With an excitation wavelength of 650-670nm, the far-red HI-LED light allows G:BOX Chemi and G:BOX mini systems to image sensitive near-IR protein dyes such as IR-Dye 680 and 700, and Alexa Fluor 680 and 700. The new LED light is also more intense than standard LEDs, which means that exposure times are shorter, making the G:BOX system into a high-speed imager.

The advantage of adding the new far red HI-LED light to G:BOX systems instead of purchasing dedicated IR detection technology, is that scientists still have the flexibility to image multiple different white and UV light applications. These include 1D/2D DNA and protein gels, as well as chemiluminescent and fluorescent multiplex Western blots and researchers can generate impressive publication- quality images using just one imaging system.

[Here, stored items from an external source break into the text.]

+#define NS_SWITCH(d, ...)                                            \
+  switch (cdiv((int)(d), 2048)) {                                    \
+    case 1: { constexpr int NS = 1; __VA_ARGS__; break; }            \
+    case 2: { constexpr int NS = 2; __VA_ARGS__; break; }            \
+    case 3: { constexpr int NS = 3; __VA_ARGS__; break; }            \
+    default: { constexpr int NS = 4; __VA_ARGS__; break; }           \
+  }
+
+bool ln_fused_ok(int64_t d) { return d % 8 == 0 && d <= kLnFusedMaxD; }
+
+int ln_bwd_fused_grid(int64_t n, int cap) {
+  if (cap <= 0) cap = kLnBwdGridCap;
+  return (int)hmin<int64_t>(n, cap);
+}
+
+void ws_reduce(const float* ws, float* out0, float* out1, int parts, int nout,
+               int64_t d, hipStream_t s) {
+  dim3 grid((unsigned)((d + 63) / 64), out1 ? 2 : 1);
+  hipLaunchKernelGGL(ws_reduce_kernel, grid, dim3(1024), 0, s, ws, out0, out1,
+                     parts, nout, d);
+}
+
+void add_layer_norm_fwd(const void* x, const void* residual, const void* w,
+                        const void* b, void* h, void* y, float* mean,
+                        float* rstd, int64_t n, int64_t d, float eps, int dtype,
+                        hipStream_t s) {
+  DT_SWITCH(dtype, NS_SWITCH(d, hipLaunchKernelGGL(
+      (add_ln_fwd_kernel<DT, NS>), dim3(norm_grid(n)), dim3(256), 0, s, x,
+      residual, w, b, h, y, mean, rstd, n, d, eps)));
+}
+
+void layer_norm_bwd_fused(const void* dy, const void* x, const void* w,
+                          const float* mean, const float* rstd,
+                          const void* dres, void* dx, float* dw, float* db,
+                          float* ws, int grid, int64_t n, int64_t d, int dtype,
+                          hipStream_t s) {
+  if (dres) {
+    DT_SWITCH(dtype, NS_SWITCH(d, hipLaunchKernelGGL(
+        (ln_bwd_fused_kernel<DT, NS, true>), dim3(grid), dim3(256), 0, s, dy, x,
+        w, mean, rstd, dres, dx, ws, n, d)));
+  } else {
+    DT_SWITCH(dtype, NS_SWITCH(d, hipLaunchKernelGGL(
+        (ln_bwd_fused_kernel<DT, NS, false>), dim3(grid), dim3(256), 0, s, dy, x,
+        w, mean, rstd, dres, dx, ws, n, d)));
+  }
+  ws_reduce(ws, dw, db, grid, 2, d, s);
+}
+
 void rms_norm_fwd(const void* x, const void* residual, const void* w, void* y,
                   void* res_out, float* rstd, int64_t n, int64_t d, float eps,
                   int dtype, hipStream_t s) {
diff --git a/paddle_amd/models/gpt.py b/paddle_amd/models/gpt.py
--- a/paddle_amd/models/gpt.py
+++ b/paddle_amd/models/gpt.py
@@ -114,9 +114,33 @@
         self.mlp = GPTMLP(cfg)
         self.dropout = cfg.hidden_dropout
 
-    def forward(self, x):
-        h = hot.dropout_add(self.attn(self.ln1(x)), x, self.dropout, self.training)
-        return hot.dropout_add(self.mlp(self.ln2(h)), h, self.dropout, self.training)
+    def _add_ln(self, x, residual, ln):
+        return hot.add_layer_norm(x, residual, ln.weight, ln.bias, ln._epsilon,
+                                  self.dropout, self.training)
+
+    def forward(self, x, residual=None, defer_add=False):
+        if residual is None:
+            y = self.ln1(x)
+        else:
+            x, y = self._add_ln(x, residual, self.ln1)
+        h, y = self._add_ln(self.attn(y), x, self.ln2)
+        m = self.mlp(y)
+        if defer_add:
+            return m, h
+        return hot.dropout_add(m, h, self.dropout, self.training)
+
+
+class GPTFinalNorm(nn.LayerNorm):
+
+    def __init__(self, cfg: GPTConfig):
+        super().__init__(cfg.hidden_size)
+        self.dropout = cfg.hidden_dropout
+
+    def forward(self, x, residual=None):
+        if residual is None:
+            return super().forward(x)
+        return hot.add_layer_norm(x, residual, self.weight, self.bias,
+                                  self._epsilon, self.dropout, self.training)[1]
 
 
 class GPTModel(nn.Layer):
@@ -125,19 +149,19 @@
         self.cfg = cfg
         self.embeddings = GPTEmbeddings(cfg)
         self.layers = nn.LayerList([GPTDecoderLayer(cfg) for _ in range(cfg.num_layers)])
-        self.final_norm = nn.LayerNorm(cfg.hidden_size)
+        self.final_norm = GPTFinalNorm(cfg)
 
     def forward(self, input_ids, position_ids=None):
         x = self.embeddings(input_ids, position_ids)
-        use_rc = self.cfg.use_recompute and self.training
-        if use_rc:
+        if self.cfg.use_recompute and self.training:
             from ..distributed.fleet.recompute import recompute
+            for layer in self.layers:
+                x = recompute(layer, x) if x.requires_grad else layer(x)
+            return self.final_norm(x)
+        res = None
         for layer in self.layers:
-            if use_rc and x.requires_grad:
-                x = recompute(layer, x)
-            else:
-                x = layer(x)
-        return self.final_norm(x)
+            x, res = layer(x, res, defer_add=True)
+        return self.final_norm(x, res)
 
 
 class GPTForPretraining(nn.Layer):
diff --git a/paddle_amd/ops/functional.py b/paddle_amd/ops/functional.py
--- a/paddle_amd/ops/functional.py
+++ b/paddle_amd/ops/functional.py
@@ -148,6 +148,79 @@
     return _LayerNorm.apply(x, weight, bias, epsilon)
 
 
+def _add_ln_native_ok(x, residual, w, b=None, p=0.0, training=True):
+    if p != 0 and training:
+        return False
+    if not (isinstance(x, torch.Tensor) and isinstance(residual, torch.Tensor)):
+        return False
+    return _kernel_ok(x, last_mult=8, same=(residual,), vecs=(w, b),
+                      contiguous=(x, residual))
+
+
+class _AddLayerNorm(torch.autograd.Function):
+
+    @staticmethod
+    def forward(ctx, x, residual, w, b, eps):
+        ctx.set_materialize_grads(False)
+        ctx.native = _ext.use_native(x)
+        ctx.w_dtype = w.dtype
+        ctx.b_dtype = b.dtype if b is not None else w.dtype
+        ctx.has_bias = b is not None
+        if ctx.native:
+            C = _ext.get_ext()
+            w = _as_dtype(w, x.dtype)
+            h, y, mean, rstd = C.add_layer_norm_fwd(x, residual, w,
+                                                    _as_dtype(b, x.dtype), eps)
+        else:
+            h = x.clone() + residual
+            hf = h.float()
+            mean = hf.mean(-1).reshape(-1)
+            var = hf.var(-1, unbiased=False).reshape(-1)
+            rstd = torch.rsqrt(var + eps)
+            xhat = (hf - mean.view(*h.shape[:-1], 1)) * rstd.view(*h.shape[:-1], 1)
+            y = xhat * w.float() + (b.float() if b is not None else 0.0)
+            y = y.to(h.dtype)
+        ctx.save_for_backward(h, w, mean, rstd)
+        return h, y
+
+    @staticmethod
+    def backward(ctx, dh, dy):
+        if dy is None:
+            return dh, dh, None, None, None
+        h, w, mean, rstd = ctx.saved_tensors
+        if ctx.native:
+            C = _ext.get_ext()
+            dres = None if dh is None else dh.to(h.dtype).contiguous()
+            dx, dw, db = C.layer_norm_bwd(dy.to(h.dtype).contiguous(), h, w,
+                                          mean, rstd, ctx.has_bias, dres)
+            dw, db = dw.to(ctx.w_dtype), db.to(ctx.b_dtype)
+        else:
+            d = h.shape[-1]
+            hf = h.float()
+            dyf = dy.float()
+            mu = mean.view(*h.shape[:-1], 1)
+            rs = rstd.view(*h.shape[:-1], 1)
+            xhat = (hf - mu) * rs
+            g = dyf * w.float()
+            s1 = (g * xhat).mean(-1, keepdim=True)
+            s2 = g.mean(-1, keepdim=True)
+            dx = (rs * (g - s2 - xhat * s1)).to(h.dtype)
+            if dh is not None:
+                dx = dx + dh
+            dw = (dyf * xhat).reshape(-1, d).sum(0).to(w.dtype)
+            db = dyf.reshape(-1, d).sum(0).to(ctx.b_dtype)
+        return dx, dx, dw, (db if ctx.has_bias else None), None
+
+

The eco-friendly, far red HI-LED lighting (up to 100,000 hours’ service life) is easy to fit and is automatically controlled via intuitive, icon-driven GeneSys software. This new near-IR lighting combined with the G:BOX system’s real-optical imaging power, provides unrivalled resolution and sensitivity comparable to most laser- based systems, allowing accurate detection (femtogram levels) of low-abundance proteins.
        
“Long exposure times using CCD imagers and not being able to justify buying laser-based technology means many scientists don’t use sensitive IR dyes, even though they would like to”, explains Dr Martin Biggs, Sales Manager at Syngene. “Our new far red HI-LED lighting is the ideal solution as it enables G:BOX Chemi or mini system users to work across a wider range of applications and detect low-abundance proteins without having to make major equipment purchases or learn new protocols.”